[Records shown — start]

# Ezreal11/EaBNet

Measured on AMD Instinct MI355X. Metric: enhanced frames/sec (16 kHz, 8-mic) at 1/2/4/8 MI355X; RTF per utterance, higher is better.
Workload: dtype f32; 1 GPU; BASELINE configs[1]/[2]: batch of 16 four-second 8-mic 16 kHz utterances per GPU, wave -> STFT+compress -> EaBNet.forward, inference, full hand-written HIP path; batch_per_gpu=16, global_batch=16, mics=8, frames_per_utt=401, freq_bins=161, parallelism=dp1 (independent shards, no collective), pipeline_depth=3

## Files before the change

### eabnet_amd/_lib.py

```python
from __future__ import annotations

import ctypes as C
import os
from typing import Optional

_HERE = os.path.dirname(os.path.abspath(__file__))
LIB_PATH = os.path.join(_HERE, "lib", "libeabnet_hip.so")
ABI_VERSION = 10
MAX_TAPS = 16
_fp = C.POINTER(C.c_float)


class TimeWindow(C.Structure):
    _fields_ = [("pos", C.c_void_p), ("count", C.c_int32), ("lens", C.c_void_p)]


class ConvDesc(C.Structure):
    _fields_ = [
        ("src0", C.c_void_p), ("src1", C.c_void_p), ("xf0", C.c_void_p), ("xf1", C.c_void_p),
        ("slope0", C.c_void_p), ("slope1", C.c_void_p),
        ("C0", C.c_int32), ("C1", C.c_int32), ("xf_mode", C.c_int32),
        ("w", C.c_void_p), ("bias", C.c_void_p),
        ("N", C.c_int32), ("Kpad", C.c_int32),
        ("B", C.c_int32), ("T", C.c_int32), ("Fin", C.c_int32), ("Fout", C.c_int32),
        ("No", C.c_int32), ("ostride", C.c_int32), ("ophase", C.c_int32), ("istride", C.c_int32),
        ("ntaps", C.c_int32), ("dt", C.c_int32 * MAX_TAPS), ("ioff", C.c_int32 * MAX_TAPS),
        ("epi", C.c_int32),
        ("aux", C.c_void_p), ("dst", C.c_void_p), ("dst_acc", C.c_void_p),
        ("Cout", C.c_int32),
        ("stats", C.c_void_p), ("nsets", C.c_int32),
        ("stat_slope0", C.c_void_p), ("stat_slope1", C.c_void_p),
        ("stat_tiles", C.c_int32), ("stat_tile0", C.c_int32), ("bm", C.c_int32),
        ("fin_stats", C.c_void_p), ("fin_gamma0", C.c_void_p), ("fin_beta0", C.c_void_p),
        ("fin_gamma1", C.c_void_p), ("fin_beta1", C.c_void_p),
        ("fin_tiles", C.c_int32), ("fin_nsets", C.c_int32), ("fin_count", C.c_int32), ("fin_eps", C.c_float),
        ("precision", C.c_int32), ("korder", C.c_int32),
        ("win", TimeWindow),
        ("fz_counter", C.c_void_p), ("fz_gamma0", C.c_void_p), ("fz_beta0", C.c_void_p), ("fz_xf0", C.c_void_p),
        ("fz_gamma1", C.c_void_p), ("fz_beta1", C.c_void_p), ("fz_xf1", C.c_void_p), ("fz_eps", C.c_float),
        ("glu_dump", C.c_void_p),
        ("ph1_w", C.c_void_p), ("ph1_No", C.c_int32), ("ph1_ophase", C.c_int32), ("ph1_ntaps", C.c_int32), ("ph1_Kpad", C.c_int32),
        ("ph1_dt", C.c_int32 * MAX_TAPS), ("ph1_ioff", C.c_int32 * MAX_TAPS),
        ("f2_w", C.c_void_p), ("f2_dst", C.c_void_p), ("f2_stats", C.c_void_p), ("f2_stat_slope0", C.c_void_p),
        ("f2_stat_slope1", C.c_void_p), ("f2_N", C.c_int32), ("f2_nsets", C.c_int32), ("f2_stat_tiles", C.c_int32),
        ("p2_mask1", C.c_int32), ("src_bf16", C.c_int32),
    ]


class WgradDesc(C.Structure):
    _fields_ = [
        ("dz", C.c_void_p), ("src0", C.c_void_p), ("src1", C.c_void_p), ("dw", C.c_void_p), ("dbias", C.c_void_p),
        ("N", C.c_int32), ("C0", C.c_int32), ("C1", C.c_int32), ("Kpad", C.c_int32),
        ("B", C.c_int32), ("T", C.c_int32), ("Fin", C.c_int32), ("Fz", C.c_int32), ("No", C.c_int32),
        ("ostride", C.c_int32), ("ophase", C.c_int32), ("istride", C.c_int32),
        ("ntaps", C.c_int32), ("dt", C.c_int32 * MAX_TAPS), ("ioff", C.c_int32 * MAX_TAPS),
        ("rows_per_wg", C.c_int32), ("precision", C.c_int32), ("bf16_mask", C.c_int32),
    ]


class Op(C.Structure):
    _fields_ = [("kind", C.c_int32), ("i", C.c_int32 * 8), ("f", C.c_float * 2), ("p", C.c_void_p * 12),
                ("win", TimeWindow), ("conv", ConvDesc), ("wgrad", WgradDesc)]


class ShiftDesc(C.Structure):
    _fields_ = [("ptr", C.c_void_p), ("row_floats", C.c_int32), ("rows", C.c_int32)]


class EabError(RuntimeError):
    pass


_SIGS = {
    "eab_abi_version": (C.c_int, []),
    "eab_error_string": (C.c_char_p, [C.c_int]),
    "eab_stft_compress_f32": (C.c_int, [C.c_void_p] * 4 + [C.c_int] * 6 + [C.c_void_p]),
    "eab_stft_compress_lens_f32": (C.c_int, [C.c_void_p] * 5 + [C.c_int] * 6 + [C.c_void_p]),
    "eab_stft_frames_f32": (C.c_int, [C.c_void_p] * 2 + [C.c_int] * 5 + [C.c_void_p]),
    "eab_filter_sum_f32": (C.c_int, [C.c_void_p] * 3 + [C.c_int] * 4 + [C.c_void_p]),
    "eab_istft_f32": (C.c_int, [C.c_void_p] * 4 + [C.c_int] * 4 + [C.c_void_p]),
    "eab_istft_lens_f32": (C.c_int, [C.c_void_p] * 5 + [C.c_int] * 4 + [C.c_void_p]),
    "eab_norm_act_win_f32": (C.c_int, [C.c_void_p] * 7 + [C.c_int] * 4 + [TimeWindow, C.c_void_p]),
    "eab_lstm64_stream_f32": (C.c_int, [C.c_void_p] * 3 + [C.c_float] + [C.c_void_p] * 4 + [C.c_int] * 4
                              + [TimeWindow, C.c_void_p]),
    "eab_bfw_filter_sum_win_f32": (C.c_int, [C.c_void_p] * 6 + [C.c_int] * 4 + [TimeWindow, C.c_void_p]),
    "eab_mlp_bfw_filter_sum_f32": (C.c_int, [C.c_void_p] * 8 + [C.c_int] * 4 + [TimeWindow, C.c_void_p]),
    "eab_zero_rows_f32": (C.c_int, [C.c_void_p] + [C.c_int] * 3 + [TimeWindow, C.c_void_p]),
    "eab_shift_rows_f32": (C.c_int, [C.c_void_p] + [C.c_int] * 5 + [C.c_void_p]),
    "eab_com_mag_mse_loss_f32": (C.c_int, [C.c_void_p] * 3 + [C.c_int] * 3 + [C.c_void_p, C.c_int, C.c_void_p, C.c_void_p,
                                            C.c_void_p]),
    "eab_energy_ratios_f32": (C.c_int, [C.c_void_p, C.c_longlong, C.c_int] * 3 + [C.c_void_p, C.c_int, C.c_void_p, C.c_int,
                                        C.c_void_p, C.c_void_p]),
    "eab_com_mag_mse_loss_lens_f32": (C.c_int, [C.c_void_p] * 3 + [C.c_int] * 4 + [C.c_void_p, C.c_int, C.c_void_p, C.c_void_p]),
    "eab_gag_pack_f32": (C.c_int, [C.c_void_p] * 4 + [C.c_int] * 4 + [TimeWindow, C.c_void_p]),
    "eab_gag_crm_f32": (C.c_int, [C.c_void_p] * 6 + [C.c_int] * 6 + [TimeWindow, C.c_void_p]),
    "eab_gag_crm_bwd_f32": (C.c_int, [C.c_void_p] * 9 + [C.c_int] * 6 + [C.c_void_p]),
    "eab_conv_tiles": (C.c_int, [C.c_int] * 3),
    "eab_conv_f32": (C.c_int, [C.POINTER(ConvDesc), C.c_void_p]),
    "eab_train_cln_bwd_f32": (C.c_int, [C.c_void_p] * 11 + [C.c_int] * 5 + [C.c_void_p]),
    "eab_conv_st_chain_plan": (C.c_int, [C.POINTER(ConvDesc), C.c_int, C.POINTER(C.c_int), C.POINTER(C.c_int), C.POINTER(C.c_int)]),
    "eab_conv_st_chain_run": (C.c_int, [C.c_void_p, C.c_void_p, C.c_int, C.c_int, C.c_int, C.c_int, C.c_void_p]),
    "eab_conv_bf16": (C.c_int, [C.POINTER(ConvDesc), C.c_void_p]),
    "eab_lstm64_bf16": (C.c_int, [C.c_void_p] * 3 + [C.c_float] + [C.c_void_p] * 3 + [C.c_int] * 3 + [C.c_void_p]),
    "eab_in_finalize_f32": (C.c_int, [C.c_void_p] + [C.c_int] * 5 + [C.c_float] + [C.c_void_p] * 6 + [C.c_void_p]),
    "eab_norm_act_f32": (C.c_int, [C.c_void_p] * 7 + [C.c_int] * 3 + [C.c_void_p]),
    "eab_lstm64_f32": (C.c_int, [C.c_void_p] * 3 + [C.c_float] + [C.c_void_p] * 3 + [C.c_int] * 3 + [C.c_void_p]),
    "eab_lstm64_prec_f32": (C.c_int, [C.c_void_p] * 3 + [C.c_float] + [C.c_void_p] * 3 + [C.c_int] * 4 + [C.c_void_p]),
    "eab_bfw_filter_sum_f32": (C.c_int, [C.c_void_p] * 6 + [C.c_int] * 4 + [C.c_void_p]),
    "eab_run_program": (C.c_int, [C.POINTER(Op), C.c_int, C.c_void_p]),
    "eab_sizeof_conv_desc": (C.c_int, []),
    "eab_sizeof_op": (C.c_int, []),
    "eab_sizeof_wgrad_desc": (C.c_int, []),
    "eab_gather_f32": (C.c_int, [C.c_void_p] * 4 + [C.c_longlong, C.c_void_p]),
    "eab_train_in_stats_f32": (C.c_int, [C.c_void_p] * 2 + [C.c_int] * 3 + [C.c_float] + [C.c_void_p] * 4 + [C.c_void_p]),
    "eab_train_in1d_f32": (C.c_int, [C.c_void_p] * 2 + [C.c_int] * 3 + [C.c_float] + [C.c_void_p] * 5 + [C.c_void_p]),
    "eab_train_in1d_multi_f32": (C.c_int, [C.c_void_p] * 2 + [C.c_int] * 4 + [C.c_float] + [C.c_void_p] * 5 + [C.c_void_p]),
    "eab_train_norm_bwd_multi_f32": (C.c_int, [C.c_void_p] * 12 + [C.c_int] * 3 + [C.c_void_p]),
    "eab_in_finalize_mr_f32": (C.c_int, [C.c_void_p] + [C.c_int] * 5 + [C.c_float] + [C.c_void_p] * 8 + [C.c_void_p]),
    "eab_train_norm_act_f32": (C.c_int, [C.c_void_p] * 5 + [C.c_int] * 4 + [C.c_void_p]),
    "eab_train_norm_bwd_f32": (C.c_int, [C.c_void_p] * 12 + [C.c_int] * 4 + [C.c_void_p]),
    "eab_glu_bwd_f32": (C.c_int, [C.c_void_p] * 3 + [C.c_longlong, C.c_int, C.c_void_p]),
    "eab_glu_bwd_ex_f32": (C.c_int, [C.c_void_p] * 3 + [C.c_longlong, C.c_int, C.c_int, C.c_void_p]),
    "eab_gate_fwd_f32": (C.c_int, [C.c_void_p] * 3 + [C.c_longlong, C.c_void_p]),
    "eab_gate_bwd_f32": (C.c_int, [C.c_void_p] * 5 + [C.c_longlong, C.c_void_p]),
    "eab_add_f32": (C.c_int, [C.c_void_p] * 3 + [C.c_longlong, C.c_void_p]),
    "eab_copy_f32": (C.c_int, [C.c_void_p] * 2 + [C.c_longlong, C.c_void_p]),
    "eab_relu_bwd_f32": (C.c_int, [C.c_void_p] * 3 + [C.c_longlong, C.c_void_p]),
    "eab_colsum_f32": (C.c_int, [C.c_void_p] * 2 + [C.c_longlong, C.c_int, C.c_void_p]),
    "eab_filter_sum_bwd_f32": (C.c_int, [C.c_void_p] * 3 + [C.c_int] * 5 + [C.c_void_p]),
    "eab_filter_sum_ld_f32": (C.c_int, [C.c_void_p] * 3 + [C.c_int] * 5 + [C.c_void_p]),
    "eab_layernorm64_fwd_f32": (C.c_int, [C.c_void_p] * 3 + [C.c_float] + [C.c_void_p] * 2 + [C.c_longlong, C.c_void_p]),
    "eab_layernorm64_bwd_f32": (C.c_int, [C.c_void_p] * 7 + [C.c_longlong, C.c_void_p]),
    "eab_lstm64_train_fwd_f32": (C.c_int, [C.c_void_p] * 5 + [C.c_int] * 3 + [C.c_void_p]),
    "eab_lstm64_bwd_f32": (C.c_int, [C.c_void_p] * 4 + [C.c_int] * 3 + [C.c_void_p]),
    "eab_lstm64_train_fwd_prec_f32": (C.c_int, [C.c_void_p] * 5 + [C.c_int] * 4 + [C.c_void_p]),
    "eab_lstm64_bwd_prec_f32": (C.c_int, [C.c_void_p] * 4 + [C.c_int] * 4 + [C.c_void_p]),
    "eab_wgrad_f32": (C.c_int, [C.POINTER(WgradDesc), C.c_void_p]),
    "eab_wgrad_batchable": (C.c_int, [C.c_void_p, C.c_int, C.c_int]),
    "eab_wgrad_batch_f32": (C.c_int, [C.c_void_p, C.c_int, C.c_int, C.c_void_p]),
    "eab_cln_stats_f32": (C.c_int, [C.c_void_p] * 2 + [C.c_int] * 4 + [C.c_float] + [C.c_void_p] * 3 + [TimeWindow, C.c_void_p]),
    "eab_cln_apply_f32": (C.c_int, [C.c_void_p] * 7 + [C.c_int] * 5 + [TimeWindow, C.c_void_p]),
    "eab_cln_step_f32": (C.c_int, [C.c_void_p] * 10 + [C.c_int] * 5 + [C.c_float, TimeWindow, C.c_void_p]),
    "eab_gate_rows_f32": (C.c_int, [C.c_void_p] * 3 + [C.c_int] * 3 + [TimeWindow, C.c_void_p]),
}
EXPORTS = tuple(_SIGS)

_lib: Optional[C.CDLL] = None


def load() -> C.CDLL:
    global _lib
    if _lib is not None:
        return _lib
    if not os.path.exists(LIB_PATH):
        raise EabError(
            f"{LIB_PATH} not found: build it with `python -c 'import __graft_entry__ as g; g.build()'` "
            "(or `make -C eabnet_amd/csrc`). eabnet_amd has no CPU fallback by design.")
    lib = C.CDLL(LIB_PATH)
    for name, (res, args) in _SIGS.items():
        try:
            fn = getattr(lib, name)
        except AttributeError as e:
            raise EabError(f"{LIB_PATH} does not export {name}") from e
        fn.restype, fn.argtypes = res, args
    if lib.eab_abi_version() != ABI_VERSION:
        raise EabError(f"ABI mismatch: library {lib.eab_abi_version()} != binding {ABI_VERSION}")
    if lib.eab_sizeof_conv_desc() != C.sizeof(ConvDesc) or lib.eab_sizeof_op() != C.sizeof(Op) \
            or lib.eab_sizeof_wgrad_desc() != C.sizeof(WgradDesc):
        raise EabError("struct layout mismatch between include/eabnet_hip.h and eabnet_amd/_lib.py")
    _lib = lib
    return lib


def check(code: int, what: str = "") -> None:
    if code != 0:
        msg = load().eab_error_string(code).decode()
        raise EabError(f"{what or 'libeabnet_hip'} failed with code {code}: {msg}")
```

### eabnet_amd/csrc/lstm.hip

```cpp
#include "common.h"
#include <cstdlib>
#include <type_traits>

#define LS_H 64
#define LS_SEQ 16
#define LS_LD (LS_H + 4)

__device__ __forceinline__ float ls_sigmoid(float x) { return __builtin_amdgcn_rcpf(1.0f + __expf(-x)); }
__device__ __forceinline__ float ls_tanh(float x) { return fmaf(2.0f, ls_sigmoid(2.0f * x), -1.0f); }

__device__ __forceinline__ float ls_row_sum(float v) {
    auto dpp = [](float x, auto ctrl) {
        return __builtin_bit_cast(float, __builtin_amdgcn_update_dpp(0, __builtin_bit_cast(int, x), decltype(ctrl)::value, 0xF, 0xF, true));
    };
    v += dpp(v, std::integral_constant<int, 0xB1>{});
    v += dpp(v, std::integral_constant<int, 0x4E>{});
    v += dpp(v, std::integral_constant<int, 0x141>{});
    v += dpp(v, std::integral_constant<int, 0x140>{});
    return v;
}

typedef unsigned int u32x4 __attribute__((ext_vector_type(4)));
#define LS_OOB 0x80000000u
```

[Records shown — finish]

# Task instructions
Lines holding the word "istride" are the answer; copy each one from the records above.

# Answer
        ("No", C.c_int32), ("ostride", C.c_int32), ("ophase", C.c_int32), ("istride", C.c_int32),
        ("ostride", C.c_int32), ("ophase", C.c_int32), ("istride", C.c_int32),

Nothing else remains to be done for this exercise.